Material provided:
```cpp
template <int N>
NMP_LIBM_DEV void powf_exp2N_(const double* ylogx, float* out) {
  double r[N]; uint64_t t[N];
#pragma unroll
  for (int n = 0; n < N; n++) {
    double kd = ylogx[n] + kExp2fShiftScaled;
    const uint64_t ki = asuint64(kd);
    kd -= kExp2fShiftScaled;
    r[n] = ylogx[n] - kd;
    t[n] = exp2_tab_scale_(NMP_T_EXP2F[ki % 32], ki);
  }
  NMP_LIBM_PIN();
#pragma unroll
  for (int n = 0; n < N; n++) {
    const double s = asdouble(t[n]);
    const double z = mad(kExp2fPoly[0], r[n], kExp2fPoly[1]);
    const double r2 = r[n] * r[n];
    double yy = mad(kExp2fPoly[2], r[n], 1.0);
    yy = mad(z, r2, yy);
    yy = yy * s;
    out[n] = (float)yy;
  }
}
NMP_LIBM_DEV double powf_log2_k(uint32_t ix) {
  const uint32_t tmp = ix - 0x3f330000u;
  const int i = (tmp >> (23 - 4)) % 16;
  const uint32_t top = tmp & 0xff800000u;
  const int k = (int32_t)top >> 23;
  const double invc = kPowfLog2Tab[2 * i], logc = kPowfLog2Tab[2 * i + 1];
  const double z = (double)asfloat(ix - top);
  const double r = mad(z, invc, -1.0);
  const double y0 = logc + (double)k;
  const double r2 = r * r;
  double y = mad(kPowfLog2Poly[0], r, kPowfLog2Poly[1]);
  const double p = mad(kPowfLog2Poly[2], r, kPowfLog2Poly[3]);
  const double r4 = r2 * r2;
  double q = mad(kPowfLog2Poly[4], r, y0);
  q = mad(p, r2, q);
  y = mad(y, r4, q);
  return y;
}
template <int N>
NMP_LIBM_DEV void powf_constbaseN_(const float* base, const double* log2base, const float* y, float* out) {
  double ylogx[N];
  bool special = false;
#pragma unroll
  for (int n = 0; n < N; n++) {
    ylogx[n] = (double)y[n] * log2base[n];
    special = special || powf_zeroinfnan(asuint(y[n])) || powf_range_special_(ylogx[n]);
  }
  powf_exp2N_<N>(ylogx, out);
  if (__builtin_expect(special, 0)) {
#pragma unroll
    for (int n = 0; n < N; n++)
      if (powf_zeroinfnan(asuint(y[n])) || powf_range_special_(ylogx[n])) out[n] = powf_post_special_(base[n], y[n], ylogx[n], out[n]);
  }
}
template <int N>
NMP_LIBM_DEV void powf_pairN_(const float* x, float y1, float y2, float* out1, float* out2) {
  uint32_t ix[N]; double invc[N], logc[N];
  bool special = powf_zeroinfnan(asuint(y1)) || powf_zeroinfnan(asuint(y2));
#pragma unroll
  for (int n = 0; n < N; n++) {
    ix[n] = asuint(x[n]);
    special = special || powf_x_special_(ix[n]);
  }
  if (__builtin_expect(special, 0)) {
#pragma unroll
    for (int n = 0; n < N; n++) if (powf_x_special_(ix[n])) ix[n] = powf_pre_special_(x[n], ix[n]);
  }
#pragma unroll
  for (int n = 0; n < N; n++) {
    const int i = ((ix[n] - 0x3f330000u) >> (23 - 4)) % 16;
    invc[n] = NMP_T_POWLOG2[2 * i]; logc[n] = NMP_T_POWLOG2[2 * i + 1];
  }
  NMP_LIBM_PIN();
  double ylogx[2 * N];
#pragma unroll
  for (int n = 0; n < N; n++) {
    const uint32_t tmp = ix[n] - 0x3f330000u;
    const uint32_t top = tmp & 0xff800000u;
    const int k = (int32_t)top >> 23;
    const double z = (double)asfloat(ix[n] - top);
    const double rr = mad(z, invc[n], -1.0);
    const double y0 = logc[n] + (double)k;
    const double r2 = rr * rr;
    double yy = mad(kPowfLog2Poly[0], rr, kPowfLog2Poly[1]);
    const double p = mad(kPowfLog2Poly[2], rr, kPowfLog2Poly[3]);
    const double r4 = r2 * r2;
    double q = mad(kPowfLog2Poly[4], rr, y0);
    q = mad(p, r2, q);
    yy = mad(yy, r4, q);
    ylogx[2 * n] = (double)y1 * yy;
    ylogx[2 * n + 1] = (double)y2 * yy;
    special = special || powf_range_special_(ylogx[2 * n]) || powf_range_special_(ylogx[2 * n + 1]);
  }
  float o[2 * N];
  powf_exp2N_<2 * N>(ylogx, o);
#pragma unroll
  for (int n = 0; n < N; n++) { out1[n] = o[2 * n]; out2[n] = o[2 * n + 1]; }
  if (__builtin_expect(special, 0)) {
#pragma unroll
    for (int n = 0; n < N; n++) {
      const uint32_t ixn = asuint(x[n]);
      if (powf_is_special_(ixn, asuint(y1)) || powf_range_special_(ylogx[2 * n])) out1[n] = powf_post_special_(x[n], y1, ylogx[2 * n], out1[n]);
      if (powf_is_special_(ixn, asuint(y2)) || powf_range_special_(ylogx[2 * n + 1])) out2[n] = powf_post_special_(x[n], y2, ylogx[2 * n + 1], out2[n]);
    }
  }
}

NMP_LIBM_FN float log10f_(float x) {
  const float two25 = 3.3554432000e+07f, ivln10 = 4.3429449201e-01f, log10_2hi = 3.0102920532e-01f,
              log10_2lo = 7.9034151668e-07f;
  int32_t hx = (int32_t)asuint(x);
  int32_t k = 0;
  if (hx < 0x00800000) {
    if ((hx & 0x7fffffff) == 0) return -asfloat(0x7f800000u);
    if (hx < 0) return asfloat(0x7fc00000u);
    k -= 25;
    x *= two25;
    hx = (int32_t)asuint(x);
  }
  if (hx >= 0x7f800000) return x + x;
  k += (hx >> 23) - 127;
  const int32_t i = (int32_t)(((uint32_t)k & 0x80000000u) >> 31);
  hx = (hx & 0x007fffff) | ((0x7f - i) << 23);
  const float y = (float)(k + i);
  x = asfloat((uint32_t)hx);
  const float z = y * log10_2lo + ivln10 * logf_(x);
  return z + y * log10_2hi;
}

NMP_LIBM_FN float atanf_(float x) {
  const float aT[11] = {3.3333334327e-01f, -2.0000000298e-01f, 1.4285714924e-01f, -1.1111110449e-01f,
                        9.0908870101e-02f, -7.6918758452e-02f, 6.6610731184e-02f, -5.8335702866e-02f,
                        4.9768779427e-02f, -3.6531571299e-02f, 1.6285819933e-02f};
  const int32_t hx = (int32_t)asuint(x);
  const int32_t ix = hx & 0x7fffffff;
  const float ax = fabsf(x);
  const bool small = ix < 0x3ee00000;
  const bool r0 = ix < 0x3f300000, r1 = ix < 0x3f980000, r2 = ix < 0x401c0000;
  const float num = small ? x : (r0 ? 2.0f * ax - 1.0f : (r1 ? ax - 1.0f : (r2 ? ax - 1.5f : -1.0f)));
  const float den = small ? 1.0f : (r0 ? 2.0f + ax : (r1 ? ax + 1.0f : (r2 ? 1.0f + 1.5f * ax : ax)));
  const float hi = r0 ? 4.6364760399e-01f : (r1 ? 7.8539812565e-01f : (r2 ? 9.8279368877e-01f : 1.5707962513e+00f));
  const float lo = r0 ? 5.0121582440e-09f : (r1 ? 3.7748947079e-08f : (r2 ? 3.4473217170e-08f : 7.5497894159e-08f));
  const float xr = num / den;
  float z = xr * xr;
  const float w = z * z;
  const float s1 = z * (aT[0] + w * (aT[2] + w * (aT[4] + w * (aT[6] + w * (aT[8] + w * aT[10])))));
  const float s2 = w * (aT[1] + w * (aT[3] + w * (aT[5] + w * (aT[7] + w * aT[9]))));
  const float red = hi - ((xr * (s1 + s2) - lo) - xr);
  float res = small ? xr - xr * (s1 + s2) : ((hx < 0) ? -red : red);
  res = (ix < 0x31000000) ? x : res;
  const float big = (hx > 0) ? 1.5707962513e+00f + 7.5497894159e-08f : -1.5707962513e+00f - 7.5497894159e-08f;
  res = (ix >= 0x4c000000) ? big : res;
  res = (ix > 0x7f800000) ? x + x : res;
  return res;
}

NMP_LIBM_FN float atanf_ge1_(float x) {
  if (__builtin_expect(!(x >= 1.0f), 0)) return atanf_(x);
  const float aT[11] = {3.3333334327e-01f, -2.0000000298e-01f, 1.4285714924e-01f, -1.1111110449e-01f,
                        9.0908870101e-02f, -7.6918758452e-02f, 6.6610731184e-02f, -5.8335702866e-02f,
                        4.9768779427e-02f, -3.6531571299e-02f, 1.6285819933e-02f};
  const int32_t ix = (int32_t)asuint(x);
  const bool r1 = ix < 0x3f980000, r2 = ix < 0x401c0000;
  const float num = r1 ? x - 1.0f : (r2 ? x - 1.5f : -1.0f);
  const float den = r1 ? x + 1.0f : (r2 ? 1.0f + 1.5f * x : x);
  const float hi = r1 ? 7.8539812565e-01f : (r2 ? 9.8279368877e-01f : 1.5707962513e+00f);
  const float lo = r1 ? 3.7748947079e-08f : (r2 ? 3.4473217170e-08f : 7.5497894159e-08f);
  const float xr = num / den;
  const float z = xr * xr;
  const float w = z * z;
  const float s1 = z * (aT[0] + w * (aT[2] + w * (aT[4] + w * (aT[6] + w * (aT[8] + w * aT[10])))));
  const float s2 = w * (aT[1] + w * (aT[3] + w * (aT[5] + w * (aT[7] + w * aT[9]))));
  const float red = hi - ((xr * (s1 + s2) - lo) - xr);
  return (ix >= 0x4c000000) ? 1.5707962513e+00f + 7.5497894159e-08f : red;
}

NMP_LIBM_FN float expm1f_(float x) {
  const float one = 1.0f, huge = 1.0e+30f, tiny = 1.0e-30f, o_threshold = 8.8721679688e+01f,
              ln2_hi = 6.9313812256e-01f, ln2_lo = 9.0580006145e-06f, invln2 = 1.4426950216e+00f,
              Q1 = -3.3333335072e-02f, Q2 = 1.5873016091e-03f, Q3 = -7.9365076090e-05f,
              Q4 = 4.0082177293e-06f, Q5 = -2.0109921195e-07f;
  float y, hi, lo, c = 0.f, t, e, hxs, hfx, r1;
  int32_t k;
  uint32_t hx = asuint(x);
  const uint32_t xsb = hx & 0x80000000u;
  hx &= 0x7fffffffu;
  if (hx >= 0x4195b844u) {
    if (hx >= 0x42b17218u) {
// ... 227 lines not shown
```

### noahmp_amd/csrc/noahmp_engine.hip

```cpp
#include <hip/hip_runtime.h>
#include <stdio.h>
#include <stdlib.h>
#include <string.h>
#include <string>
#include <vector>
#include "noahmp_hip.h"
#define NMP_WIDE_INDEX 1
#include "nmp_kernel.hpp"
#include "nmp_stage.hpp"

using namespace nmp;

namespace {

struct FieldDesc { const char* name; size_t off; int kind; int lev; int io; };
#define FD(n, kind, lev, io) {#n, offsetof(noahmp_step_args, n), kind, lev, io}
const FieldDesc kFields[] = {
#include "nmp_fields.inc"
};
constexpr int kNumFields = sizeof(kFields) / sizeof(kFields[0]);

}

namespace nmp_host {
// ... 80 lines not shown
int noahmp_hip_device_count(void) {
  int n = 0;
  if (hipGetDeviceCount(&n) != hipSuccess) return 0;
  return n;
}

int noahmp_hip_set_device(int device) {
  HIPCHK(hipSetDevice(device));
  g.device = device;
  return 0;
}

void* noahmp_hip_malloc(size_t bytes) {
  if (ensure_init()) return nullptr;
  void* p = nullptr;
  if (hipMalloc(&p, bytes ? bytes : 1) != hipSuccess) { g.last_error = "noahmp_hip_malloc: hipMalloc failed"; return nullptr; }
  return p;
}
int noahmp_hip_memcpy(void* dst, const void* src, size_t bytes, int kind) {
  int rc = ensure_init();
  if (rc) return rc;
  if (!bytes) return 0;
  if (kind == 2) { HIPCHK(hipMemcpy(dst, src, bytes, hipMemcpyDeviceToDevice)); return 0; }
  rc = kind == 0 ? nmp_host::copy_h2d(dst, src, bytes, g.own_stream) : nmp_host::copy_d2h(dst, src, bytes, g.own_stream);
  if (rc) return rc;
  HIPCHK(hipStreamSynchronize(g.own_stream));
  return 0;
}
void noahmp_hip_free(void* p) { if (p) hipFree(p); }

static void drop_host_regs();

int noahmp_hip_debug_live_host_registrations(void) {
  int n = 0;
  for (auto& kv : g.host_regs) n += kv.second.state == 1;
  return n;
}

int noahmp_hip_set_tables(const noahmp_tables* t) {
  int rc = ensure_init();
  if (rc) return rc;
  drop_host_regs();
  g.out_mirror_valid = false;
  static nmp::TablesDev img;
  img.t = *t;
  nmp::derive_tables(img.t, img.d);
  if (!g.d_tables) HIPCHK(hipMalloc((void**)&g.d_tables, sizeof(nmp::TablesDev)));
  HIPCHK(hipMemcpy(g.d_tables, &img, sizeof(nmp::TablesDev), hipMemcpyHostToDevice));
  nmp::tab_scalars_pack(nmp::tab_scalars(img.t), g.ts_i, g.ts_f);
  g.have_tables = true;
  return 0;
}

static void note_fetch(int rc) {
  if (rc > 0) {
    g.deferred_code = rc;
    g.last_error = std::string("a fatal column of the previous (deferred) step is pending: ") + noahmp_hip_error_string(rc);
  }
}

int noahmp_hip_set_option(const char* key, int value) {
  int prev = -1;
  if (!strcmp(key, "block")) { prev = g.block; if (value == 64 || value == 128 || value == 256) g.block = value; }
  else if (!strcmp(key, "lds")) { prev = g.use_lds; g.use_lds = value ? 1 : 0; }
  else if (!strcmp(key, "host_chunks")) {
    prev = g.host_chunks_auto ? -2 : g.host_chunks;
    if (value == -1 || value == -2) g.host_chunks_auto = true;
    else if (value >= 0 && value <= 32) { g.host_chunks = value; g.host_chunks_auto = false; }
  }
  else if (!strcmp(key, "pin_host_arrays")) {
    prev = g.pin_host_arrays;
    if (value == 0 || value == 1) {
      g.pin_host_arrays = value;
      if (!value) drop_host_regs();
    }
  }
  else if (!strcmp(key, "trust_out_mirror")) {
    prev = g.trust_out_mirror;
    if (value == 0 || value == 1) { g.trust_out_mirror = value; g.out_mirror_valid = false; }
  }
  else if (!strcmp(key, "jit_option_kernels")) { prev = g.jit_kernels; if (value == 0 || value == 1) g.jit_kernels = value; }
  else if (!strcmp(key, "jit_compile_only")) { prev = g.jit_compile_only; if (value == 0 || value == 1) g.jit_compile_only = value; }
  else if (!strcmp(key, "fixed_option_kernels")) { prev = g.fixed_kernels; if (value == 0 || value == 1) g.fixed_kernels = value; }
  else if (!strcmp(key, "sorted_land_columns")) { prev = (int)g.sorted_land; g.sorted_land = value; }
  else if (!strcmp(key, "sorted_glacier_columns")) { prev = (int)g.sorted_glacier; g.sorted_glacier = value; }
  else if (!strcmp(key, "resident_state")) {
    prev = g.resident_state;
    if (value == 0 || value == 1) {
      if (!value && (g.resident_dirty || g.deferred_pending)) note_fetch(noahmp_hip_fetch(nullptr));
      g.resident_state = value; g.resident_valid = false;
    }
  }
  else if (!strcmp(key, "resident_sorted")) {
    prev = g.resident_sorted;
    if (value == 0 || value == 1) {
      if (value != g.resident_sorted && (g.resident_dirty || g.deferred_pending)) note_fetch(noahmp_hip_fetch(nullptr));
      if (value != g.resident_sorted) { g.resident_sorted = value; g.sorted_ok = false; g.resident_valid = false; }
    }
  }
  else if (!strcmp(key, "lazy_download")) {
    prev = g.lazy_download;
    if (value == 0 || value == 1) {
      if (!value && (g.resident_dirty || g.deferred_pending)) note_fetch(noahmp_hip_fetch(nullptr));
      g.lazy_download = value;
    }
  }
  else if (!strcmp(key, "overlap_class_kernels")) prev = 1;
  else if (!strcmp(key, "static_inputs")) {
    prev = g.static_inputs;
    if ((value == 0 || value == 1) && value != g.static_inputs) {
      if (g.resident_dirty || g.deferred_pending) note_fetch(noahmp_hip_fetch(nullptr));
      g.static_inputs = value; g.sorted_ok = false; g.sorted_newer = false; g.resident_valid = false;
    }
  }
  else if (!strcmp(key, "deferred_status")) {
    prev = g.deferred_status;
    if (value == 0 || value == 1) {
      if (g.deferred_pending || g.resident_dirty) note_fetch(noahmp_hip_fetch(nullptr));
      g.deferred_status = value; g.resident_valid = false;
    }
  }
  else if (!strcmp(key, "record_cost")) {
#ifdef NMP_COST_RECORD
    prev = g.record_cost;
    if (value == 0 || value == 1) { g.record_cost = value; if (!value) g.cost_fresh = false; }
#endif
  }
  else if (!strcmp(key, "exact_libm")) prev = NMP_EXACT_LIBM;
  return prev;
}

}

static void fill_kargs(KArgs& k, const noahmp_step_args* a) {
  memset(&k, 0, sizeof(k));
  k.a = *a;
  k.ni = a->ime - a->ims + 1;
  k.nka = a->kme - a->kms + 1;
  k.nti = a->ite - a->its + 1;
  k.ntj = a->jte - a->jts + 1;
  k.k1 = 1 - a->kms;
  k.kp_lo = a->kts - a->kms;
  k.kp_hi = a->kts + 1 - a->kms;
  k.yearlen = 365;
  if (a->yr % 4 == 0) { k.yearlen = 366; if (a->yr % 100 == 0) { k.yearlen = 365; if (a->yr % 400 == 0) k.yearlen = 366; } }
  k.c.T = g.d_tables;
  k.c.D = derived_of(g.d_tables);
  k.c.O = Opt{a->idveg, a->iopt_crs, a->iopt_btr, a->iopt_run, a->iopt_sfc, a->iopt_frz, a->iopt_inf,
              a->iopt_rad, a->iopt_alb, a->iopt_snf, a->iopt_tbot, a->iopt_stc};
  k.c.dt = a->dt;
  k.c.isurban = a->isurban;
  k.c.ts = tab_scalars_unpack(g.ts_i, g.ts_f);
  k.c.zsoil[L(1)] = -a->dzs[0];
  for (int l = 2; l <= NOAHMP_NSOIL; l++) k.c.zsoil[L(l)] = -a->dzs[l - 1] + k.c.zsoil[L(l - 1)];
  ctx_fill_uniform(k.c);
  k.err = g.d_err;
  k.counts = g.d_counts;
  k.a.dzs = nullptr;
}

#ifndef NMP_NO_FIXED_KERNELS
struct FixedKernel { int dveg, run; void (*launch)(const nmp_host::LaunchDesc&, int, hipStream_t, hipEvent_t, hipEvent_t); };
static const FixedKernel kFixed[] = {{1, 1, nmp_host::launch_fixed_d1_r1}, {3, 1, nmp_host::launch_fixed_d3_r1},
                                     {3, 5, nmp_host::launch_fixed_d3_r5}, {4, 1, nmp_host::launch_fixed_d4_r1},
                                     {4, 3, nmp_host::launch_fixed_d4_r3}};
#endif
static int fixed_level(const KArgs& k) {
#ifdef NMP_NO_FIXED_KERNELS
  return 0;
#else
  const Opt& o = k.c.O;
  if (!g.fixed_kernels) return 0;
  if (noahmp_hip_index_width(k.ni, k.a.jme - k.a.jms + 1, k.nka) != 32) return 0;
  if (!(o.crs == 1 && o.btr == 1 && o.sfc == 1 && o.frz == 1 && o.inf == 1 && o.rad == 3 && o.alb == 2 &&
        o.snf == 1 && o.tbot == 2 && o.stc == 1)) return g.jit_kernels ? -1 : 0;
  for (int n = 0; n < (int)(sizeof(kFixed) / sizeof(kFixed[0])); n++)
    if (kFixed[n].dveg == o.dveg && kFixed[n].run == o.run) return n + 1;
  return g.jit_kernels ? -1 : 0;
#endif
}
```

--

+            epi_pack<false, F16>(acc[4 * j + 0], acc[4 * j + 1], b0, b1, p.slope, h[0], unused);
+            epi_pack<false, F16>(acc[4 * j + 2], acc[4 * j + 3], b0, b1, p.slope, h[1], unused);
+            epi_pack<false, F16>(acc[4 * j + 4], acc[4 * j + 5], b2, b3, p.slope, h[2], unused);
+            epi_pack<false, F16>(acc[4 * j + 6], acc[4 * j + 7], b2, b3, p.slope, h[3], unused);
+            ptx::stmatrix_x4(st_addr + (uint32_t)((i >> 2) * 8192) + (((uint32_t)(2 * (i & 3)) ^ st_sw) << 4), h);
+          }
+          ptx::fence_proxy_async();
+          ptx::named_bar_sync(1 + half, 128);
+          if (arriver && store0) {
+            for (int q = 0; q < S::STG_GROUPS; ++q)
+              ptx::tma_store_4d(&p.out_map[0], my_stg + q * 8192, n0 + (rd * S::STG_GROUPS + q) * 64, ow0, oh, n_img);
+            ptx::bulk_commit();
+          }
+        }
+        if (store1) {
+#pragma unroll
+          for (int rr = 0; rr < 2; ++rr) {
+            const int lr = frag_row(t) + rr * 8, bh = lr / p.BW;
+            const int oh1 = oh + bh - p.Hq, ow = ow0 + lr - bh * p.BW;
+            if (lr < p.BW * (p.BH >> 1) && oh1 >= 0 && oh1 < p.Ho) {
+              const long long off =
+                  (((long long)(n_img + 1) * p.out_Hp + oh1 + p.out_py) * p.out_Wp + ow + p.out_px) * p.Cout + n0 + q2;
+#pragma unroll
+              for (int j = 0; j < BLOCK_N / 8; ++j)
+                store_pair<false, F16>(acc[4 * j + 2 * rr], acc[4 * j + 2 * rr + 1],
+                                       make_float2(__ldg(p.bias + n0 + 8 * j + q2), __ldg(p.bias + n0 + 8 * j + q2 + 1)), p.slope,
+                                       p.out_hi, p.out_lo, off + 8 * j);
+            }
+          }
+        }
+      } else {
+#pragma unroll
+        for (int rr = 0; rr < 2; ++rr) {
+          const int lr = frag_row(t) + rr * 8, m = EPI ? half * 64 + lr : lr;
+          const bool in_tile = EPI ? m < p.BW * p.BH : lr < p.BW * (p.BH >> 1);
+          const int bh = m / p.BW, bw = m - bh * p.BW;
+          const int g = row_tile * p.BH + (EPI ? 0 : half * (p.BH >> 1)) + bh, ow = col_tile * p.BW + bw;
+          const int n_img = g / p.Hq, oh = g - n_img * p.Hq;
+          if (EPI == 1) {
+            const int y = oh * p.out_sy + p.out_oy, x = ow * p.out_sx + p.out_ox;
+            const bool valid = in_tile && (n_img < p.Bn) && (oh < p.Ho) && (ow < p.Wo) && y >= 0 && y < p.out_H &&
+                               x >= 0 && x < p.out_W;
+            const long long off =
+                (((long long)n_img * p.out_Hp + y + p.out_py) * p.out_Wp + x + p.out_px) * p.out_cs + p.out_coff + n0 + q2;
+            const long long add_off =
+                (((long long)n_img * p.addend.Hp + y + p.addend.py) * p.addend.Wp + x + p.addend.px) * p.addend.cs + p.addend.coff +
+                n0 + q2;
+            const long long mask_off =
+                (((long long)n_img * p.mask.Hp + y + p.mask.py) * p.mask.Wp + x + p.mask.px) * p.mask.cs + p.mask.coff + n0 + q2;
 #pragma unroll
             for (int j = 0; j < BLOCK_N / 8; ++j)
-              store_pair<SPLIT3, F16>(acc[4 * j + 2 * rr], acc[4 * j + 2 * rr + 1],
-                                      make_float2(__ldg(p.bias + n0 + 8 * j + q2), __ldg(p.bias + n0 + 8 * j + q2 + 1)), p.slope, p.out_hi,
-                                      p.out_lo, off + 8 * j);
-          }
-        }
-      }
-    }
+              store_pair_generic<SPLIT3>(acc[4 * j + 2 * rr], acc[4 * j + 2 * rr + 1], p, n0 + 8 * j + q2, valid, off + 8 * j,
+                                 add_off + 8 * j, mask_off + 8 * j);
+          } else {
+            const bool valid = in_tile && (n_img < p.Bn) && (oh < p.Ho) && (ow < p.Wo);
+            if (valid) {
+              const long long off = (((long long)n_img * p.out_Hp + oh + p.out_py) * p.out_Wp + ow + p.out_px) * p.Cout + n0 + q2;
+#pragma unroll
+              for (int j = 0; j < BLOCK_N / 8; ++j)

* * *

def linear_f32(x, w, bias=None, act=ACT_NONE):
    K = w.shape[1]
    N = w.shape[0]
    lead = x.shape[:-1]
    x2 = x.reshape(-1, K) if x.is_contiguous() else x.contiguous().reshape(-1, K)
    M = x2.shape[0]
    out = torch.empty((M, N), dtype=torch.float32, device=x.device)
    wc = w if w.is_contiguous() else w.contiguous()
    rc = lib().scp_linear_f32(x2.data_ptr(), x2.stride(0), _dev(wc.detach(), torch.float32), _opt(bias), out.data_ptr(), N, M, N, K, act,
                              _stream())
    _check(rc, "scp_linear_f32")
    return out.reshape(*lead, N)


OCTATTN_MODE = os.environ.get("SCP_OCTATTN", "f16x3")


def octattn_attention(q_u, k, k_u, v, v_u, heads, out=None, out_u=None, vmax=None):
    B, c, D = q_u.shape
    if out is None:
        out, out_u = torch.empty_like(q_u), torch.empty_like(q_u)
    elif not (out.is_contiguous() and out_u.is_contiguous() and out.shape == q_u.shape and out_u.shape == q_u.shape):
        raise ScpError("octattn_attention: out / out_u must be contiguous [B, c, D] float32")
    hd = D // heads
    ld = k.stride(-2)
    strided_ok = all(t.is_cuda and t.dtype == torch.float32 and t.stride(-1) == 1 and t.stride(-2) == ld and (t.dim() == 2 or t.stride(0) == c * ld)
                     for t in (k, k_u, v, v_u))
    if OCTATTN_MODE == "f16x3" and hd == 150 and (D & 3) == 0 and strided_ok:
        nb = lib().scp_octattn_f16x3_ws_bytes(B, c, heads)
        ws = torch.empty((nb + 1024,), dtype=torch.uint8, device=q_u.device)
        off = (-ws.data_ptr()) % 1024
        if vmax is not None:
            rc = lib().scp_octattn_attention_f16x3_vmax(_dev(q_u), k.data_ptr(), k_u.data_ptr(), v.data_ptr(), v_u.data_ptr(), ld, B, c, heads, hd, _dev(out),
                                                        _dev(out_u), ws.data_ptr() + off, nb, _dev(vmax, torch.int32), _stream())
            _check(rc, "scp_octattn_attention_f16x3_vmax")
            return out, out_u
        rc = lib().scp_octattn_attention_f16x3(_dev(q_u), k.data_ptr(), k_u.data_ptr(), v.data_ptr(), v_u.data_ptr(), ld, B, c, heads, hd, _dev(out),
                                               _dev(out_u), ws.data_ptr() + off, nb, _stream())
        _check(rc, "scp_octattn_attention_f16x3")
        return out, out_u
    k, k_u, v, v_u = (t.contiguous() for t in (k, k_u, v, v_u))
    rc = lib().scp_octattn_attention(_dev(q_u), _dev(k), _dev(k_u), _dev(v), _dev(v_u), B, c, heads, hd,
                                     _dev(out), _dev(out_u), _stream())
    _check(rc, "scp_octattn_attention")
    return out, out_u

Task statement: Only the lines that contain the string "sizeof" are to be copied from the records.

Finished exercise:
constexpr int kNumFields = sizeof(kFields) / sizeof(kFields[0]);
  if (!g.d_tables) HIPCHK(hipMalloc((void**)&g.d_tables, sizeof(nmp::TablesDev)));
  HIPCHK(hipMemcpy(g.d_tables, &img, sizeof(nmp::TablesDev), hipMemcpyHostToDevice));
  memset(&k, 0, sizeof(k));
  for (int n = 0; n < (int)(sizeof(kFixed) / sizeof(kFixed[0])); n++)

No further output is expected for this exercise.